Ulu-Muhammad on the miniature of the Facial Vault during the campaign against Murom

The borders of the Kazan kingdom in the south reached modern Volgograd, in the north they ran along the Pizhma River (from its mouth to the mouth of the Voya River), along the Vyatka River to the upper reaches of the Kama, in the west the border was the banks of the Volga and Sura, in the east the Kazan Kingdom bordered on the Nogai Horde . Moreover, the subjects of the Kazan kings were not nomads, but farmers. The secular Russian writer of the 16th century Ivan Peresvetov wrote:

“And I heard about this land, about the kingdom of Kazan, from many warriors who were in this Kazan kingdom, that they talk about it and compare it with the paradise land due to its great fertility.”


Kazan kingdom on the map

However, some believe that the true founder of this state was the eldest son of Ulu-Muhammad Mahmud (Mamotyak), who, according to the Resurrection Chronicle:

“He took the city of Kazan, killed the patrimony of the Kazan prince Libey, and sat down to reign in Kazan.”

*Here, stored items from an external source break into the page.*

__device__ __forceinline__ uint32_t count_flat_group(const In& in, const uint32_t* flist, uint32_t n,
                                                     const uint64_t* cands, uint32_t ncand, uint64_t limit,
                                                     uint64_t stop_all, ChainRes* res, const SegPool& pool,
                                                     const HdrRec* hrec, Shared& S, uint32_t* stw, int lane,
                                                     uint32_t* redo, uint32_t& tb_next, uint32_t& tb_end,
                                                     uint32_t* whys) {
    lu8* escs = (lu8*)((lu32*)stw + FLAT_ESC_WORD);
    uint32_t my_c = 0, my_brec = NOREC, my_kk = 0;
    uint64_t my_d0 = 0;
    bool my_ok = false, my_final = false, my_ed = false;
    for (uint32_t k = 0; k < n; k++) {
        const uint32_t c = flist[k];
        const HdrRec* hr = hrec + c;
        uint32_t* lw = (uint32_t*)S.lens;
        lw[lane] = hr->lens[lane];
        if (lane < 16) lw[64 + lane] = hr->lens[64 + lane];
        if (lane == 0) hdr_to_shared(hr->h, S);
        const uint32_t kk = hr->flat - 1u;
        __syncthreads();
        bool ed;
        const int te = build_tables(S, lane, ed, stw);
        uint32_t brec = NOREC;
        if (!te) {
            if (c < pool.nslot && pool.nbt) {
                brec = claim_table_record(pool, tb_next, tb_end, lane);
                if (brec != NOREC)
                    write_table_record(pool, brec, S.t, cands[c], S.h_d0, S.h_bfinal, S.h_btype, ed,
                                       ((1u << (8 - kk)) - 1u) * 0x01010101u,
                                       (uint32_t)lane, 64);
            }
            const TabsG tg{S.t.lit, S.t.dst, S.t.lx, S.t.dx};
            escs[k * 64 + lane] = (uint8_t)flat_esc_entry(tg, kk, (uint32_t)lane);
        }
        if ((uint32_t)lane == k) {
            my_c = c; my_ok = !te; my_d0 = S.h_d0; my_final = S.h_bfinal != 0; my_ed = ed; my_brec = brec; my_kk = kk;
        }
        __syncthreads();
    }
    const bool active = (uint32_t)lane < n && my_ok;
    uint32_t ci = my_c;
    uint64_t cv = active ? cands[ci] : NONE;
    auto after = [&](uint64_t b) {
        while (cv <= b) { ci++; cv = ci < ncand ? cands[ci] : NONE; }
        return min(cv, limit);
    };
    uint32_t nr = 0;
    if (active) {
        const uint64_t e0 = after(my_d0);
        nr = (uint32_t)min<uint64_t>((e0 > my_d0 ? (e0 - my_d0 + MAX_SPAN - 1) / MAX_SPAN : 1) + 1, 1024);
    }
    uint64_t cv1 = NONE, cv2 = NONE, cv3 = NONE;
    if (active) {
        cv1 = ci + 1 < ncand ? cands[ci + 1] : NONE;
        cv2 = ci + 2 < ncand ? cands[ci + 2] : NONE;
        cv3 = ci + 3 < ncand ? cands[ci + 3] : NONE;
    }
    const uint32_t rpre = (uint32_t)wave_excl_u64(nr, lane), rtot = (uint32_t)wave_sum_u64(nr);
    uint32_t rb = 0;
    if (lane == 0 && rtot) rb = atomicAdd(pool.ctr, rtot);
    rb = __builtin_amdgcn_readfirstlane(rb);
    bool ok = false;
    uint64_t total = 0, endpos = 0;
    uint32_t status = ST_BOUNDARY, next_idx = 0xFFFFFFFFu, why = active ? 4u : 5u;
    if (active) {
        const uint32_t pl = 8 - my_kk, M4 = ((1u << pl) - 1u) * 0x01010101u;
        bool recording = my_c < pool.nslot;
        uint32_t rnext = rb + rpre, rlast = rnext + nr;
        uint32_t brec = my_brec, others = 0;
        const uint64_t o64 = (my_d0 >> 8) << 8;
        const uint64_t og4 = o64 >> 7;
        const uint32_t nbo = (uint32_t)min<uint64_t>(in.nbits - min(in.nbits, o64), 0xFFFFFF00ull);
        uint32_t pos = (uint32_t)(my_d0 - o64);
        lu32* ring = (lu32*)&S.t + lane;
        uint32_t fw = (pos >> 5) & ~7u;
#pragma unroll
        for (uint32_t i = 0; i < 24; i += 4) {
            const u32x4 v = in.ld4(og4 + ((fw + i) >> 2));
            ring[i * 64] = v.x; ring[(i + 1) * 64] = v.y; ring[(i + 2) * 64] = v.z; ring[(i + 3) * 64] = v.w;
        }
        fw += 24;
        uint32_t frow = 0;
        u32x4 ra = in.ld4(og4 + (fw >> 2)), rb = in.ld4(og4 + (fw >> 2) + 1);
        uint32_t base = 0, r0 = 0, re = 0, per = 0, pw = 0, nbr = 0, idx = NOREC, j = 0, p = 0, jst = 0, bytes = 0, sn = 0;
        uint64_t* ps = nullptr;
        uint32_t* pc = nullptr;
        SegMeta* mp = nullptr;
        uint32_t* link = pool.head + my_c;
        uint32_t st = 0;
        if (NDFL_FLAT_PRIO) __builtin_amdgcn_s_setprio(3);
        auto end_round = [&](bool eob) {
            if (ps) {
                const uint64_t ex = o64 + base + p;
                ps[j] = o64 + base + jst;
                pc[j] = bytes;
                for (uint32_t jj = j + 1; jj < 64; jj++) { ps[jj] = ex; pc[jj] = 0; }
                uint32_t kf = eob ? (uint32_t)T_EOB : (uint32_t)T_EXIT;
                asm volatile("" : "+v"(kf));
                write_round_meta(mp, eob ? j : 64u, kf, 0u, NOREC, ex, ex, pw, brec, o64 + base + r0);
                *link = idx;
                link = &mp->next;
                brec = NOREC;
            }
            total += bytes;
            pos = base + p;
        };
#ifdef NDFL_FLAT_PROF
        unsigned long long fp_ph = 0, fp_t0 = clock64(), fp_n = 0;
#endif
        while (st < 2) {
            {
#ifdef NDFL_FLAT_PROF
                const unsigned long long fp_a = clock64();
#endif
                const uint32_t cw = (st == 1 ? base + p : pos) >> 5;
                if (cw + 16 >= fw) {
                    ring[frow * 64] = ra.x; ring[(frow + 1) * 64] = ra.y; ring[(frow + 2) * 64] = ra.z;
                    ring[(frow + 3) * 64] = ra.w; ring[(frow + 4) * 64] = rb.x; ring[(frow + 5) * 64] = rb.y;
                    ring[(frow + 6) * 64] = rb.z; ring[(frow + 7) * 64] = rb.w;
                    fw += 8;
                    frow = frow == 16 ? 0u : frow + 8;
                    ra = in.ld4(og4 + (fw >> 2)); rb = in.ld4(og4 + (fw >> 2) + 1);
                }
#ifdef NDFL_FLAT_PROF
                asm volatile("s_waitcnt lgkmcnt(0)" ::: "memory");
                fp_ph += clock64() - fp_a;
                fp_n++;
#endif
            }
            for (uint32_t k = 0; k < NDFL_FLAT_K && st < 2; k++) {
                if (st == 0) {
                    const uint64_t rsa = o64 + pos;
                    if (cv <= rsa) { cv = cv1; cv1 = cv2; cv2 = cv3; cv3 = NONE; ci++; }
                    if (cv <= rsa) {
                        while (cv <= rsa) { ci++; cv = ci < ncand ? cands[ci] : NONE; }
                        cv1 = ci + 1 < ncand ? cands[ci + 1] : NONE;
                        cv2 = ci + 2 < ncand ? cands[ci + 2] : NONE;
                        cv3 = ci + 3 < ncand ? cands[ci + 3] : NONE;
                    }
                    uint64_t E = min(min(cv, limit), rsa + MAX_SPAN);
                    if (E <= rsa) E = rsa + 1;
                    base = pos & ~31u;
                    r0 = pos - base; re = (uint32_t)(E - o64) - base;
                    pw = seg_pw(re - r0); per = pw * 32;
                    nbr = nbo - min(nbo, base);
                    idx = NOREC;
                    if (recording) {
                        if (rnext >= rlast) {
                            rnext = atomicAdd(pool.ctr, 8u);
                            rlast = rnext + 8;
                        }
                        if (rnext < pool.nrec) idx = rnext++;
                        else recording = false;
                    }
                    ps = idx != NOREC ? pool.start + (uint64_t)idx * 64 : nullptr;
                    pc = idx != NOREC ? pool.cnt + (uint64_t)idx * 64 : nullptr;
                    mp = idx != NOREC ? pool.meta + idx : nullptr;
                    j = 0; p = r0; jst = r0; bytes = 0;
                    sn = seg_end(r0, per, re, 0);
                    st = 1;
                }
                if (st != 1) continue;
                const uint32_t ap = base + p, cw = ap >> 5;
                const bool tk_ok = p < sn && cw + 2 < fw;
                uint32_t rr0 = frow + 24 - min(fw - cw, 24u);
                rr0 = rr0 >= 24 ? rr0 - 24 : rr0;
// ... 214 lines not shown
                        rb_next = b; rb_end = b + NDFL_REC_BATCH;
                    }
                    idx = rb_next++;
                }
                if (idx < pool.nrec) {
                    pool.start[(uint64_t)idx * 64 + lane] = r.start;
                    pool.cnt[(uint64_t)idx * 64 + lane] = (uint32_t)r.cnt;
                    const int src = ft < 64 ? (int)ft : 63;
                    const uint64_t fe = __shfl((unsigned long long)r.end, src, 64);
                    const uint32_t fk = __shfl(r.kind, src, 64), fr = __shfl(r.reason, src, 64);
                    if (lane == 0) {
                        SegMeta m;
                        m.ft = ft; m.kind_ft = fk; m.reason_ft = fr; m.next = NOREC;
                        m.end_ft = fe; m.exit63 = fe; m.pw = g.pw; m.brec = brec; m.rs = g.base + g.r0;
                        pool.meta[idx] = m;
                        if (prev_rec == NOREC) pool.head[slot_base + c] = idx;
                        else pool.meta[prev_rec].next = idx;
                    }
                    prev_rec = idx;
                    brec = NOREC;
                } else {
                    recording = false;
                }
            }
            nround++;
            if (pc) { const uint64_t x = wall_clock64(); pc->rec += x - tb; tb = x; }
            total += wave_sum_u64((uint32_t)lane <= ft ? r.cnt : 0ull);
            if (ft < 64) {
                const uint64_t fe = __shfl((unsigned long long)r.end, (int)ft, 64);
                const uint32_t fk = __shfl(r.kind, (int)ft, 64), fr = __shfl(r.reason, (int)ft, 64);
                block_done = true;
                if (fk == T_ERR) { status = ST_ERROR; reason = fr; endpos = fe; chain_done = true; }
                else {
                    cur = fe;
                    if (bfinal) { status = ST_FINAL; endpos = cur; chain_done = true; }
                }
            } else {
                rs = __shfl((unsigned long long)r.end, 63, 64);
            }
        }
        if (chain_done) break;
    }
    if (lane == 0) {
        ChainRes o;
        o.end_bit = endpos; o.out_count = total; o.status = status; o.reason = reason;
        o.next = next_idx;
        o.pad = stats ? (min((uint32_t)((wall_clock64() - t_chain) / 1000), 0xFFFFu) << 16) | min(nblk + 1, 0xFFFFu) : 0u;
        o.bnd_bit = 0; o.bnd_cnt = 0;
        res[c] = o;
        if (stats) {
            atomicAdd(&stats[SW_NSLOW], nslow); atomicAdd(&stats[SW_NFIX], nfix); atomicAdd(&stats[SW_NROUND], nround);
            unsigned long long* st64 = (unsigned long long*)(stats + SW_CLOCK64);
            atomicAdd(&st64[0], pcl.hdr); atomicAdd(&st64[1], pcl.spec); atomicAdd(&st64[2], pcl.verify);
            atomicAdd(&st64[3], pcl.phases); atomicAdd(&st64[4], pcl.serial); atomicAdd(&st64[5], pcl.rec);
            atomicAdd(&st64[6], pcl.build); atomicAdd(&st64[7], pcl.phmap);
            atomicMax(&st64[12], (unsigned long long)(wall_clock64() - t_chain));
        }
    }
    }
    if (stats && lane == 0) {
        unsigned long long* st64 = (unsigned long long*)(stats + SW_CLOCK64);
        const uint64_t t_end = wall_clock64();
        atomicAdd(&st64[8], t_end - t_begin);
        atomicMax(&st64[9], t_end);
        atomicMax(&st64[10], ~t_begin);
        atomicAdd(&st64[11], 1ull);
    }
}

The Nikon Chronicle reports the same thing:

“Tsar Mamutyak came from Kurmysh, took Kazan, and killed the Kazan prince Azy, and he himself reigned in Kazan, and from there the Kazan kingdom began to exist.”

That is, here the eldest son of Ulu-Muhammad appears in the role of the Prophetic Oleg - like the famous prince, he kills the ruler of Kazan on the grounds that he is not a member of the ruling dynasty.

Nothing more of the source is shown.